La lutte sociale contre la casse sociale

Une récente étude de l’Insee a confirmé que la crise capitaliste et la politique menée ces dernières années avaient entraîné une diminution des revenus pour la majorité, et aggravé les inégalités. En 2010, « le niveau de vie baisse ou stagne pour pratiquement toutes les catégories de population, sauf les 5 % les plus aisés ».

Et la France n’est pas un cas isolé, puisque la « hausse des inégalités depuis la crise s’observe dans la majorité des 27 pays de l’Union européenne ». Le chômage continue également d’augmenter : avec un taux de 11 % la France est dans la moyenne de l’Union européenne, où l’on compte maintenant plus de 26 millions de chômeurs1. L’austérité généralisée montre donc, sans surprise, ses conséquences sociales : ce sont les classes populaires qui paient pour la crise capitaliste.

Et l’année 2013 devrait maintenant être marquée par la récession, tant en France que plus largement en Europe2.

Or, face à ce contexte social, quelle est la situation politique ? Comme souvent en période de crise, on observe une force du repli et de la peur. Cela s’est incarné ces dernières semaines par l’opposition au mariage pour tous. Outre les préjugés et l’homophobie, des peurs irrationnelles se sont cristallisées sur ce sujet – mais elles auraient pu tout autant l’être sur autre chose. Cet activisme du côté des conservateurs et des réactionnaires n’est heureusement pas resté sans réponse.

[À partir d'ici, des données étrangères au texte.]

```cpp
extern "C" int sc_dbg_gemm_records_host(sc_ctx* ctx, double* arena, long long arena_len, const int* idx, long long idx_len,
                                        const sc_dbg_gemm_record* recs, int count, int max_m, int max_n, int split_k,
                                        int gather, int tri, int layout, int lower_grid, int tile) {
  if (!ctx) return SC_ERR_INVALID_ARG;
  if (!arena || arena_len <= 0 || arena_len > (1ll << 34) || idx_len < 0 || idx_len > (1ll << 34) || (idx_len > 0 && !idx) ||
      !recs || count < 0 || count > (1 << 24) || max_m <= 0 || max_n <= 0 || split_k < 1 || split_k > 65535)
    return sc_set_error(ctx, SC_ERR_INVALID_ARG, "GEMM records: bad launch argument");
  if (tile < 10 || tile > 13) return sc_set_error(ctx, SC_ERR_INVALID_ARG, "tile id %d (10 .. 13)", tile);
  if (layout < 0 || layout > 2 || (gather && (tri || layout != kGemmAmBk)) || (tri && layout == kGemmAmBn))
    return sc_set_error(ctx, SC_ERR_INVALID_ARG, "GEMM records: no kernel for layout %d, gather %d, tri %d", layout, gather, tri);
  if (lower_grid && (layout != kGemmAmBn || tri || gather || split_k > 1 || max_m != max_n))
    return sc_set_error(ctx, SC_ERR_INVALID_ARG, "GEMM records: lower_grid is for square launches of layout kGemmAmBn without split-K");
  const GemmLaunch L{.count = count, .max_m = max_m, .max_n = max_n, .layout = layout, .split_k = split_k, .gather = gather != 0,
                     .tri = tri != 0, .lower_grid = lower_grid != 0, .dbg = {.force_tile = tile - 10}};
  for (int r = 0; r < count; ++r) {
    const char* what = gemm_record_problem(recs[r], arena_len, idx, idx_len, L);
    if (what) return sc_set_error(ctx, SC_ERR_INVALID_ARG, "GEMM record %d: %s", r, what);
  }
  SC_HIP(ctx, hipSetDevice(ctx->device));
  auto up = [](size_t b) { return (b + 255) / 256 * 256; };
  const size_t b_arena = up((size_t)(arena_len + 2 * kRecGuard) * 8), b_desc = up((size_t)std::max(count, 1) * sizeof(GemmDesc));
  const size_t b_idx = up((size_t)std::max<long long>(idx_len, 1) * 4);
  char* base = nullptr;
  SC_HIP(ctx, hipMalloc((void**)&base, b_arena + b_desc + b_idx));
  double *d_front = (double*)base, *d_arena = d_front + kRecGuard, *d_back = d_arena + arena_len;
  GemmDesc* d_desc = (GemmDesc*)(base + b_arena);
  int* d_idx = (int*)(base + b_arena + b_desc);
  FirstError fail{ctx};
  std::vector<unsigned long long> guard((size_t)kRecGuard, kRecGuardBits), got((size_t)kRecGuard);
  fail(hipMemcpy(d_front, guard.data(), (size_t)kRecGuard * 8, hipMemcpyHostToDevice));
  fail(hipMemcpy(d_back, guard.data(), (size_t)kRecGuard * 8, hipMemcpyHostToDevice));
  fail(hipMemcpy(d_arena, arena, (size_t)arena_len * 8, hipMemcpyHostToDevice));
  if (idx_len > 0) fail(hipMemcpy(d_idx, idx, (size_t)idx_len * 4, hipMemcpyHostToDevice));
  std::vector<GemmDesc> h_desc((size_t)count);
  for (int r = 0; r < count; ++r) {
    const sc_dbg_gemm_record& R = recs[r];
    GemmDesc& D = h_desc[(size_t)r];
    D = GemmDesc{};
    D.a = d_arena + R.a; D.b = d_arena + R.b; D.c = d_arena + R.c;
    D.m = R.m; D.n = R.n; D.k = R.k;
    D.sa_i = R.sa_i; D.sa_k = R.sa_k; D.sb_k = R.sb_k; D.sb_j = R.sb_j; D.ldc = R.ldc;
    D.alpha = R.alpha; D.beta = R.beta;
    D.a_kidx = R.a_kidx >= 0 ? d_idx + R.a_kidx : nullptr;
    D.b_kidx = R.b_kidx >= 0 ? d_idx + R.b_kidx : nullptr;
    D.c_jidx = R.c_jidx >= 0 ? d_idx + R.c_jidx : nullptr;
    D.lower_only = R.lower_only; D.row_off = R.row_off; D.col_off = R.col_off;
    D.split_stride = R.split_stride; D.a_tri = R.a_tri;
  }
  if (count > 0) fail(hipMemcpy(d_desc, h_desc.data(), (size_t)count * sizeof(GemmDesc), hipMemcpyHostToDevice));
  if (fail.rc == SC_OK) {
    fail.rc = launch_gemm_f64(ctx, d_desc, L);
    fail(hipStreamSynchronize(ctx->stream));
  }
  if (fail.rc == SC_OK) fail(hipMemcpy(arena, d_arena, (size_t)arena_len * 8, hipMemcpyDeviceToHost));
  for (double* g : {d_front, d_back}) {
    if (fail.rc != SC_OK) break;
    fail(hipMemcpy(got.data(), g, (size_t)kRecGuard * 8, hipMemcpyDeviceToHost));
    if (fail.rc == SC_OK && got != guard) fail.rc = sc_set_error(ctx, SC_ERR_HIP, "GEMM records: the launch wrote outside the arena");
  }
  (void)hipFree(base);
  return fail.rc;
}

extern "C" int sc_dbg_gemm3_host(sc_ctx* ctx, const double* a, const double* b, double* c, int count, int m, int n, int k,
                                 int layout, int lower, double beta) {
  if (!ctx || !a || !b || !c || count < 1 || m < 1 || n < 1 || k < 1) return SC_ERR_INVALID_ARG;
  Shape S{ctx, count, (size_t)m * k, (size_t)k * n, (size_t)m * n};
  SC_TRY(S.alloc());
  S.fail(hipMemcpy(S.a, a, S.ea * count * 8, hipMemcpyHostToDevice));
  S.fail(hipMemcpy(S.b, b, S.eb * count * 8, hipMemcpyHostToDevice));
  S.fail(hipMemcpy(S.c, c, S.ec * count * 8, hipMemcpyHostToDevice));
  S.upload(gemm3_record(m, n, k, layout, lower, beta, m, n, m));
  if (S.fail.rc == SC_OK) {
    const int took = launch_gemm3_uniform(ctx, S.d, {.count = count, .m = m, .n = n, .k = k, .layout = layout, .lower = lower, .alpha = 1.0,
                                                     .beta = beta, .aligned16 = true, .dbg = {.any_size = true}});
    if (took != SC_OK) S.fail.rc = sc_set_error(ctx, SC_ERR_INVALID_ARG, "k_gemm3 does not take m %d n %d k %d layout %d", m, n, k, layout);
    S.fail(hipStreamSynchronize(ctx->stream));
  }
  if (S.fail.rc == SC_OK) S.fail(hipMemcpy(c, S.c, S.ec * count * 8, hipMemcpyDeviceToHost));
  return S.fail.rc;
}

extern "C" int sc_dbg_gemm3_bench(sc_ctx* ctx, int count, int m, int n, int k, int layout, int lower, int kernel, int order,
                                  int iters, double* ms_out) {
  if (!ctx || count < 1 || iters < 1) return SC_ERR_INVALID_ARG;
  static const int ld_a = [] { const char* e = getenv("SC_DBG_LDA"); return e ? atoi(e) : 0; }();
  static const int ld_c = [] { const char* e = getenv("SC_DBG_LDC"); return e ? atoi(e) : 0; }();
  static const int ld_b = [] { const char* e = getenv("SC_DBG_LDB"); return e ? atoi(e) : 0; }();
  const int lda = std::max(m, ld_a), ldc = std::max(m, ld_c), ldbn = std::max(n, ld_b);
  Shape S{ctx, count, (size_t)lda * k, layout == kGemmAmBn ? (size_t)ldbn * k : (size_t)k * n, (size_t)ldc * n};
  SC_TRY(S.alloc());
  S.fill_random();
  S.fail(hipMemset(S.c, 0, S.ec * count * 8));
  S.upload(gemm3_record(m, n, k, layout, lower, 1.0, lda, ldbn, ldc));
  if (S.fail.rc != SC_OK) return S.fail.rc;
  return S.time(2, iters, ms_out, [&]() -> int {
    if (kernel != 3)
      return launch_gemm_f64(ctx, S.d, {.count = count, .max_m = m, .max_n = n, .layout = layout, .lower_grid = lower != 0 && layout == kGemmAmBn});
    const int took = launch_gemm3_uniform(ctx, S.d, {.count = count, .m = m, .n = n, .k = k, .layout = layout, .lower = lower, .alpha = 1.0,
                                                     .beta = 1.0, .aligned16 = true, .dbg = {.any_size = true, .order = order}});
    return took == SC_OK ? SC_OK : SC_ERR_INVALID_ARG;
  });
}

extern "C" int sc_dbg_symm3_host(sc_ctx* ctx, const double* a, const double* v, double* x, int count, int m, int split) {
  if (!ctx || !a || !v || !x || count < 1 || m < 1 || split < 1) return SC_ERR_INVALID_ARG;
  const size_t ev = (size_t)m * 64;
  Shape S{ctx, count, (size_t)m * m, ev, ev * split};
  SC_TRY(S.alloc());
  S.fail(hipMemcpy(S.a, a, S.ea * count * 8, hipMemcpyHostToDevice));
  S.fail(hipMemcpy(S.b, v, ev * count * 8, hipMemcpyHostToDevice));
  S.fail(hipMemset(S.c, 0xff, S.ec * count * 8));
  S.upload(symm3_record(m));
  if (S.fail.rc == SC_OK) {
    const int took = launch_symm3(ctx, S.d, count, m, split, true, true);
    if (took != SC_OK) S.fail.rc = sc_set_error(ctx, SC_ERR_INVALID_ARG, "k_symm3 does not take m %d split %d", m, split);
    S.fail(hipStreamSynchronize(ctx->stream));
  }
  if (S.fail.rc == SC_OK) {
    std::vector<double> hx(S.ec * count);
    S.fail(hipMemcpy(hx.data(), S.c, hx.size() * 8, hipMemcpyDeviceToHost));
    for (int z = 0; z < count; ++z)
      for (size_t e = 0; e < ev; ++e) {
        double s = 0.0;
        for (int q = 0; q < split; ++q) s += hx[(size_t)z * S.ec + (size_t)q * ev + e];
        x[(size_t)z * ev + e] = s;
      }
  }
  return S.fail.rc;
}

extern "C" int sc_dbg_symm3_bench(sc_ctx* ctx, int count, int m, int split, int iters, double* ms_out) {
  if (!ctx || count < 1 || iters < 1 || m < 256) return SC_ERR_INVALID_ARG;
  Shape S{ctx, count, (size_t)m * m, (size_t)m * 64, (size_t)m * 64 * split};
  SC_TRY(S.alloc());
  S.fill_random();
  S.upload(symm3_record(m));
  if (S.fail.rc != SC_OK) return S.fail.rc;
  return S.time(2, iters, ms_out, [&] {
    return launch_symm3(ctx, S.d, count, m, split, true, true) == SC_OK ? SC_OK : SC_ERR_INVALID_ARG;
  });
}
```

### springcraft_amd/csrc/gemm_f64.h

```cpp
#pragma once

#include <cstdint>

#include "common.h"
#include "gemm_policy.h"

struct GemmDesc {
  const double* a;
  const double* b;
  double* c;
  int m, n, k;
  long long sa_i, sa_k;
  long long sb_k, sb_j;
  long long ldc;
  double alpha, beta;
  const int* a_kidx;
  const int* b_kidx;
  const int* c_jidx;
  int lower_only;
  int row_off, col_off;
  long long split_stride;
  int a_tri;
};

using sc_host::GemmLaunch, sc_host::Gemm3Launch, sc_host::GemmOverrides;
int launch_gemm_f64(sc_ctx* ctx, const GemmDesc* d_desc, const GemmLaunch& L);
int gemm_f64_tile(const sc_ctx* ctx, int count, int max_m, int max_n, int layout);
inline sc_host::GemmDevice gemm_device(const sc_ctx* ctx) { return {ctx->num_cus, ctx->gemm3_attr, ctx->gemm3_side_by_side}; }

int launch_gemm3_uniform(sc_ctx* ctx, const GemmDesc* d_desc, const Gemm3Launch& L);
bool gemm3_would_take(sc_ctx* ctx, const Gemm3Launch& L);

int launch_symm3(sc_ctx* ctx, const GemmDesc* d_desc, int count, int m, int split, bool aligned16, bool any_size);
bool symm3_would_take(sc_ctx* ctx, int count, int m, int split, bool aligned16);
```

### springcraft_amd/csrc/sy2sb.hip

```cpp
#include <algorithm>
#include <vector>

#include "twostage_internal.h"

namespace {

constexpr int kEarly = (kIb + 2) / 2;

__global__ __launch_bounds__(256) void k_panel_qr(double* __restrict__ a_all, long long stride_a,
                                                  double* __restrict__ tri_all, TriLayout TL,
                                                  double* __restrict__ sb_all, SbLayout SL, int j0, int j, int nr,
                                                  int c_end) {
  constexpr int LD = kQrRows + 1;
  extern __shared__ __attribute__((aligned(16))) double sm[];
  const int c_lo = j > 0 ? j - 1 : 0;
  const int ncl = c_end - c_lo;
  double* P = sm;
  double* wv = sm + ncl * LD;
  double* vv = wv + kB;
  double* red = vv + kQrRows;
  __shared__ double s_scale, s_beta, s_tau;

  const int n = TL.n;
  const int r0 = j0 + kB, m = n - r0;
// ... 1056 lines not shown
      GemmDesc P{};
      P.a = sb + SL.xv + (size_t)2 * kB * n + r0; P.sa_i = n; P.sa_k = 1;
      P.b = sb + SL.xv + r0; P.sb_k = 1; P.sb_j = n;
      P.c = sb + SL.small; P.ldc = kB;
      P.m = kB; P.n = 3 * kB; P.k = m; P.alpha = 1.0; P.beta = 0.0;
      P.split_stride = (long long)kB * 3 * kB;
      g[2] = P;
      GemmDesc W{};
      W.a = sb + SL.xv + r0; W.sa_i = 1; W.sa_k = n;
      W.b = sb + SL.cmat; W.sb_k = 1; W.sb_j = 3 * kB;
      W.c = sb + SL.vw + (size_t)vw_w * n + r0; W.ldc = n;
      W.m = m; W.n = kB; W.k = 3 * kB; W.alpha = 1.0; W.beta = 0.0;
      g[3] = W;
      W.c = sb + SL.wv + (size_t)wv_w * n + r0;
      W.alpha = -1.0;
      g[4] = W;
      GemmDesc R{};
      R.a = sb + SL.vw + r0; R.sa_i = 1; R.sa_k = n;
      R.b = sb + SL.wv + r0; R.sb_k = n; R.sb_j = 1;
      R.c = a22; R.ldc = n;
      R.m = m; R.n = m; R.k = rl == 2 ? 4 * kB : 2 * kB; R.alpha = 1.0; R.beta = 1.0;
      R.lower_only = sc_host::symm3_for(E, n) ? 2 : 1;
      g[5] = R;
      GemmDesc D = R;
      D.n = kB; D.k = 2 * kB;
      g[6] = D;
      GemmDesc Q{};
      Q.a = sb + SL.wv + r0; Q.sa_i = n; Q.sa_k = 1;
      Q.b = sb + SL.xv + (size_t)2 * kB * n + r0; Q.sb_k = 1; Q.sb_j = n;
      Q.c = sb + SL.small2; Q.ldc = 2 * kB;
      Q.m = 2 * kB; Q.n = kB; Q.k = m; Q.alpha = 1.0; Q.beta = 0.0;
      Q.split_stride = (long long)2 * kB * kB;
      g[7] = Q;
      GemmDesc Cr{};
      Cr.a = sb + SL.vw + r0; Cr.sa_i = 1; Cr.sa_k = n;
      Cr.b = sb + SL.p2; Cr.sb_k = 1; Cr.sb_j = 2 * kB;
      Cr.c = sb + SL.xv + r0; Cr.ldc = n;
      Cr.m = m; Cr.n = kB; Cr.k = 2 * kB; Cr.alpha = 1.0; Cr.beta = 1.0;
      g[8] = Cr;
    }
  }
  std::vector<GemmDesc> hs(h.size());
  for (int p = 0; p < npanels; ++p)
    for (int b = 0; b < batch; ++b) {
      const GemmDesc* g = &h[((size_t)p * batch + b) * kDescKinds];
      GemmDesc* o = &hs[(size_t)p * kDescKinds * batch];
      for (int kd = 0; kd < kDescKinds; ++kd) o[(size_t)kd * batch + b] = g[kd];
    }
  return hs;
}

struct PanelRun {
  sc_ctx* ctx;
  hipStream_t st;
  double* d_a; long long stride_a; int n, batch;
  double* d_tri_ws; const TriLayout& TL;
  double* d_sb_ws; const SbLayout& SL;
  const GemmDesc* d_descs;
  const std::vector<int>& role;
  sc_host::CoopPlan coop;
  v4i* coop_recs;
  int* coop_ctl;
  bool use_symm3;
  int symm3_nb_min;
  SbTimers& t;
};
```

Mais le camp des travailleurs n’est pas encore parvenu à s’exprimer comme force sociale autonome, c’est-à-dire opposée à la fois au patronat et à l’Etat. La mobilisation contre l’accord national interprofessionnel (ANI, ou accord Medef-CFDT3) est restée très insuffisante. L’unité à la base ne s’est pas construite et les manifestations, en l’absence de véritables appels à la grève d’ampleur, ont été quasiment symboliques.

Pourtant, pour en finir avec la casse sociale, la lutte sociale est indispensable. Il s’agit de faire la critique en acte de la situation de crise sociale vécue actuellement au sein des classes travailleuses, ce qui implique non seulement la critique de la politique gouvernementale, mais aussi plus largement la critique de l’état de choses existant. Cela passe par l’action collective décidée et organisée par les travailleurs, chômeurs, précaires et jeunes eux-mêmes. En l’absence d’une telle mobilisation des régressions se poursuivraient, qu’elles passent par la loi – comme l’ANI – ou directement dans les faits, par exemple les temps de pause des travailleurs parfois rognés voire supprimés, etc. La lutte de classe est donc le seul moyen d’empêcher les reculs sociaux.

1 Insee, Les Revenus et le patrimoine des ménages, édition 2013 (où l’on peut lire que « seules les catégories les plus aisées échappent à la stagnation ou à la baisse du niveau de vie en 2010 »). Voir aussi « La crise appauvrit les plus pauvres, quand les plus riches s’enrichissent », Libération, 24 avril 2013.

Eurostat, « Le taux de chômage à 12,1 % dans la zone euro, à 10,9 % dans l’UE 27 », 30 avril 2013.

2 OFCE, Le Commencement de la déflation, perspectives 2013-2014 pour l’économie mondiale, 17 avril 2013.

3 Voir « Non à l’austérité, non à la précarité ! », Critique Sociale n° 25, mars 2013.